» **Data**
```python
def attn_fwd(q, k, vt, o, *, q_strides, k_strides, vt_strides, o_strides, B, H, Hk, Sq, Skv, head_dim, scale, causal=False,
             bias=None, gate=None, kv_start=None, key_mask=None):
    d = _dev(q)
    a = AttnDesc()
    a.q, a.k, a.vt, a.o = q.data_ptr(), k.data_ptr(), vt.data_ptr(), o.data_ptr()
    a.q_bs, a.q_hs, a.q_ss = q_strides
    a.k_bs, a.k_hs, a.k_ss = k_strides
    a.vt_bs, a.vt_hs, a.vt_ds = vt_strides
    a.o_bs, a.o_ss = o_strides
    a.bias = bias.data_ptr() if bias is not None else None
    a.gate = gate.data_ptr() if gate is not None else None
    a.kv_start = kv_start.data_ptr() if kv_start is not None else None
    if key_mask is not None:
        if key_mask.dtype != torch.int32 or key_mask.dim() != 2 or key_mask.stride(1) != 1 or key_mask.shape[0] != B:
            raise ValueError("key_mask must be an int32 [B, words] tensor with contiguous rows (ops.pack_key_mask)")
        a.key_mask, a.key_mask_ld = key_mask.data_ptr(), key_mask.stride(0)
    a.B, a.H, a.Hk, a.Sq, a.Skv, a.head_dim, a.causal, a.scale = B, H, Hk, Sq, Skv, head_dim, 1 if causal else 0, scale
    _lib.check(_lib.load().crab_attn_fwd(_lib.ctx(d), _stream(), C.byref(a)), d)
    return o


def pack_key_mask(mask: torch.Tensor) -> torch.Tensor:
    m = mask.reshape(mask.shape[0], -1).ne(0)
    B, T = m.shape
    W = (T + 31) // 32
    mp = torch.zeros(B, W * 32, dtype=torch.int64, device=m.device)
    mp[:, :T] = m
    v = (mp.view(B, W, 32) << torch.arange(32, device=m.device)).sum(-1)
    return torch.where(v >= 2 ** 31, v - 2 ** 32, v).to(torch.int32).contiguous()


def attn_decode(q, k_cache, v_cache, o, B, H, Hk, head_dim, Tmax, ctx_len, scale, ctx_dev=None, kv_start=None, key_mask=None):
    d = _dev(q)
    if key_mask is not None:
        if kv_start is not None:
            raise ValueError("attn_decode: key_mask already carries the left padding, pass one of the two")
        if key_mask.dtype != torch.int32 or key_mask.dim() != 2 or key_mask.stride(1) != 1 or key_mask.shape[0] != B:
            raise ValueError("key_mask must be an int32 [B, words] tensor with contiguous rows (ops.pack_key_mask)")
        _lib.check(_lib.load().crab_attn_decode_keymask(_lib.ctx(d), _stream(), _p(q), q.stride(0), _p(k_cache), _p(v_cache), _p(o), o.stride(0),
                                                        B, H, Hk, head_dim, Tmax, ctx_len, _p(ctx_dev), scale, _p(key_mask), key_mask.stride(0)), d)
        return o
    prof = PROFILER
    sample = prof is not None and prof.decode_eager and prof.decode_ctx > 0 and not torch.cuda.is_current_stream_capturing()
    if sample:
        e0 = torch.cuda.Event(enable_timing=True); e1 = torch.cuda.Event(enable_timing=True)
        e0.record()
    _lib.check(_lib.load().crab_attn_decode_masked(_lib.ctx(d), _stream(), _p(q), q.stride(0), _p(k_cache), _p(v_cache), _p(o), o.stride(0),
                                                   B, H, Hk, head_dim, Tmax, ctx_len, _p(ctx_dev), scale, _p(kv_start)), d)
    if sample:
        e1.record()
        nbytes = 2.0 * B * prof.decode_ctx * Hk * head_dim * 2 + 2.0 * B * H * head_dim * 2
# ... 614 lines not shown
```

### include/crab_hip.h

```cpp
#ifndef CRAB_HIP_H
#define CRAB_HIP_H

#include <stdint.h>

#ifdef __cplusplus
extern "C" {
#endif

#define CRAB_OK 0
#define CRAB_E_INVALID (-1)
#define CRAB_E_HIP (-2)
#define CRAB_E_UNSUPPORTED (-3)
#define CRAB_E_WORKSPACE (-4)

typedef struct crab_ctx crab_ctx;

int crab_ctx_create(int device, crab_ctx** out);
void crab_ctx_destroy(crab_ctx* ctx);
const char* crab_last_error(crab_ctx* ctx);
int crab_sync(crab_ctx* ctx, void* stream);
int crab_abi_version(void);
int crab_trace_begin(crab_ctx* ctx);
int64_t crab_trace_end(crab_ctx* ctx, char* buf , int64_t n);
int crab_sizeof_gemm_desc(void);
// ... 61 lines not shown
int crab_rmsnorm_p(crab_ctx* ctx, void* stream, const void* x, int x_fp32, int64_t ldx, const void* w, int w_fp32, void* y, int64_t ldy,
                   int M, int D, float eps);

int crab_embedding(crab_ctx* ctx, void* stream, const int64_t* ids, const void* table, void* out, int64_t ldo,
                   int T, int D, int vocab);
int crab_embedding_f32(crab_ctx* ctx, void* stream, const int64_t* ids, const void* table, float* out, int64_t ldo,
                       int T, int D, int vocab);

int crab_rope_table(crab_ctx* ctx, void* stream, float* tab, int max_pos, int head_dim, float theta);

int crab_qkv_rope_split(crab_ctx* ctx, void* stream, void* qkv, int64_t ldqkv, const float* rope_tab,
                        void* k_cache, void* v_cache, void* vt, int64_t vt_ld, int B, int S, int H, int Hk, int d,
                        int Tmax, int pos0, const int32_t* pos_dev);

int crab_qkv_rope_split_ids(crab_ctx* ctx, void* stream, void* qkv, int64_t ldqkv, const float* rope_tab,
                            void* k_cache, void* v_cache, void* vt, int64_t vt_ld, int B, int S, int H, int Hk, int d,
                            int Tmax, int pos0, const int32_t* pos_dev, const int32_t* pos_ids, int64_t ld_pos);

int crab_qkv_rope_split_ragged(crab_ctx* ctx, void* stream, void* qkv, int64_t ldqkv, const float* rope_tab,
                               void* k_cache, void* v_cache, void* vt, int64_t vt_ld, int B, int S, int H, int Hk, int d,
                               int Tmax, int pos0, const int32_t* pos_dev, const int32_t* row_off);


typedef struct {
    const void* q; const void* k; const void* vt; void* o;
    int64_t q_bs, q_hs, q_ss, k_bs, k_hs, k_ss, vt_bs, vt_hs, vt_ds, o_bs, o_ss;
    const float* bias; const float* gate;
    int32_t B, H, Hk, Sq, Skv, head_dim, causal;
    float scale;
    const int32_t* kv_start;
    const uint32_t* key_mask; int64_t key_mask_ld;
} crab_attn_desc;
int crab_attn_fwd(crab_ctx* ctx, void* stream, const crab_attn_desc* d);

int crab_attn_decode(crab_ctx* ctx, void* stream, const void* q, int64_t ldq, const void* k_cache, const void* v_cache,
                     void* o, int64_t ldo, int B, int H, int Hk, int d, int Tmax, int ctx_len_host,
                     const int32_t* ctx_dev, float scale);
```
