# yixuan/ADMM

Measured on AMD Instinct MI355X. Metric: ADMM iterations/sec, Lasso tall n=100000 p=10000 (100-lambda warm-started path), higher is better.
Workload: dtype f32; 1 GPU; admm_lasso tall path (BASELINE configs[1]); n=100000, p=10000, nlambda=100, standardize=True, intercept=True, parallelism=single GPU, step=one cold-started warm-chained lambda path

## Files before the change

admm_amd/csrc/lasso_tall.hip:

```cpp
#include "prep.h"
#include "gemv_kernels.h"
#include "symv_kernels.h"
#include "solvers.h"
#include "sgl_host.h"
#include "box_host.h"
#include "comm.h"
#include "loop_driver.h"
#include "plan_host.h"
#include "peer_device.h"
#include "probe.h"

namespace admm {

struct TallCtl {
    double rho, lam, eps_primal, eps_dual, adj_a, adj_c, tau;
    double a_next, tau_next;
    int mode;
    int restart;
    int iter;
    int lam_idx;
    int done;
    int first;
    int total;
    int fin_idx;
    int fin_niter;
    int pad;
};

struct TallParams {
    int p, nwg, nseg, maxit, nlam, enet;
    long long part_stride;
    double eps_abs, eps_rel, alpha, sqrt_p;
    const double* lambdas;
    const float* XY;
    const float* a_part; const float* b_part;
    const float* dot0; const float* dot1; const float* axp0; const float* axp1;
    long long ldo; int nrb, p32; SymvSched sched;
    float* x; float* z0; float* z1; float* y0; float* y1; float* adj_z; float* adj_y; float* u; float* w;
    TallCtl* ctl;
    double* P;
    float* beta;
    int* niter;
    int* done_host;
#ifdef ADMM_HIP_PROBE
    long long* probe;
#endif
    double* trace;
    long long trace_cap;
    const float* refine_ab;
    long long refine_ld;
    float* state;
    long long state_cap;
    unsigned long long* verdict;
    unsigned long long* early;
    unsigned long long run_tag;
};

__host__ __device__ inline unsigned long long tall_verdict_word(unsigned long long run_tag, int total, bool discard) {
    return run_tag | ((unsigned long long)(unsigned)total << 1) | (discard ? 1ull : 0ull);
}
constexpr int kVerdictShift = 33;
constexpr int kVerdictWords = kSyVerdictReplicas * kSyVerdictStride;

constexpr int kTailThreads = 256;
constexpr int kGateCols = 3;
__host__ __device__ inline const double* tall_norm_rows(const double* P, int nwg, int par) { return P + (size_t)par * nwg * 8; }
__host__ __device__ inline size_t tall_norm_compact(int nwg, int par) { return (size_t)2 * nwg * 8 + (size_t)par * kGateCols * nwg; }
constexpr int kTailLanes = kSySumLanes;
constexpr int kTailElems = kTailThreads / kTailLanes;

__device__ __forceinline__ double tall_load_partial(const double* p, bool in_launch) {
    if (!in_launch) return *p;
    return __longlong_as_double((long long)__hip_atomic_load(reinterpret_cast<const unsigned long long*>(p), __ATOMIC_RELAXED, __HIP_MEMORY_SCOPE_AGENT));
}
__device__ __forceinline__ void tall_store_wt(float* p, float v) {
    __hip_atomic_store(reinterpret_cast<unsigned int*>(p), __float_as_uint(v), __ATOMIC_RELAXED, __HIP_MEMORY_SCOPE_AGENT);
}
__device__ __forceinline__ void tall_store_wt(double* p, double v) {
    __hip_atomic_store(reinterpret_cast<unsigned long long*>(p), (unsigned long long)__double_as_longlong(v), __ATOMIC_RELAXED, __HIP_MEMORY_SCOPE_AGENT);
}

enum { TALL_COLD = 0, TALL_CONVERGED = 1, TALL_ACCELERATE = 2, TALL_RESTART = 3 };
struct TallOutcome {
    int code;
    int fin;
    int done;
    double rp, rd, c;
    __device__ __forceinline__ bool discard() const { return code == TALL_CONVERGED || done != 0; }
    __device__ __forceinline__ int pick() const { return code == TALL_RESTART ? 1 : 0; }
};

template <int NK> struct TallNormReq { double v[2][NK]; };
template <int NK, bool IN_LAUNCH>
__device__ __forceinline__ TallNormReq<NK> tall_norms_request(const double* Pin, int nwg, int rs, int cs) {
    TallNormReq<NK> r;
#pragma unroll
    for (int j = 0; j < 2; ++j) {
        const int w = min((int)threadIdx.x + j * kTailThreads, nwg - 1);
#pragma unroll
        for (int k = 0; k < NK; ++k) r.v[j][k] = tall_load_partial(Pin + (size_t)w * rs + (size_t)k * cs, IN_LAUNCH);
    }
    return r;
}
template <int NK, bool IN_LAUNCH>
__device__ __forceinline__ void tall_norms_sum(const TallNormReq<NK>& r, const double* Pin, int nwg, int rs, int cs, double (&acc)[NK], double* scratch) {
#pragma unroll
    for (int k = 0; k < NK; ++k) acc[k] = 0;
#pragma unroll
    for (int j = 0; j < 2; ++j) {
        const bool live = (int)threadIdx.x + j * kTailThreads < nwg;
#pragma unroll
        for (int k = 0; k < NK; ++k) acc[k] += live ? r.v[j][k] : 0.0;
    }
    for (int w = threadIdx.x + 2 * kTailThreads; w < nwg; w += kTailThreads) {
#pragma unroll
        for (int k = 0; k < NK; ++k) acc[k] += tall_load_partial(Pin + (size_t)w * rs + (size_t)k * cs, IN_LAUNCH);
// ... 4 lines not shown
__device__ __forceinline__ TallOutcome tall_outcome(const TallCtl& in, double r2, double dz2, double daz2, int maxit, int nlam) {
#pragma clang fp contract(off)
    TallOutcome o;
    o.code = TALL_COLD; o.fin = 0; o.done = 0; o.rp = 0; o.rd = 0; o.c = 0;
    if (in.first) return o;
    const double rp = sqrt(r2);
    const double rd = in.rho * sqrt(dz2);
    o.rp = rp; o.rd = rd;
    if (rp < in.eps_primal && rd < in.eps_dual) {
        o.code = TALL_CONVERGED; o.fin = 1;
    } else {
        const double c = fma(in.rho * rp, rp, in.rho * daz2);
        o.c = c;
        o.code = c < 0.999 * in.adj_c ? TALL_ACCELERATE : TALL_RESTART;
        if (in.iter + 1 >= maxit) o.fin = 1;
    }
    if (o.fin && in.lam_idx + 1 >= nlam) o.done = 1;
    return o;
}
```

» **What you have to do**
Look through the data above. Copy every line with the string "define" in it.

» **Written response**
#define CRAB_HIP_H
#define CRAB_OK 0
#define CRAB_E_INVALID (-1)
#define CRAB_E_HIP (-2)
#define CRAB_E_UNSUPPORTED (-3)
#define CRAB_E_WORKSPACE (-4)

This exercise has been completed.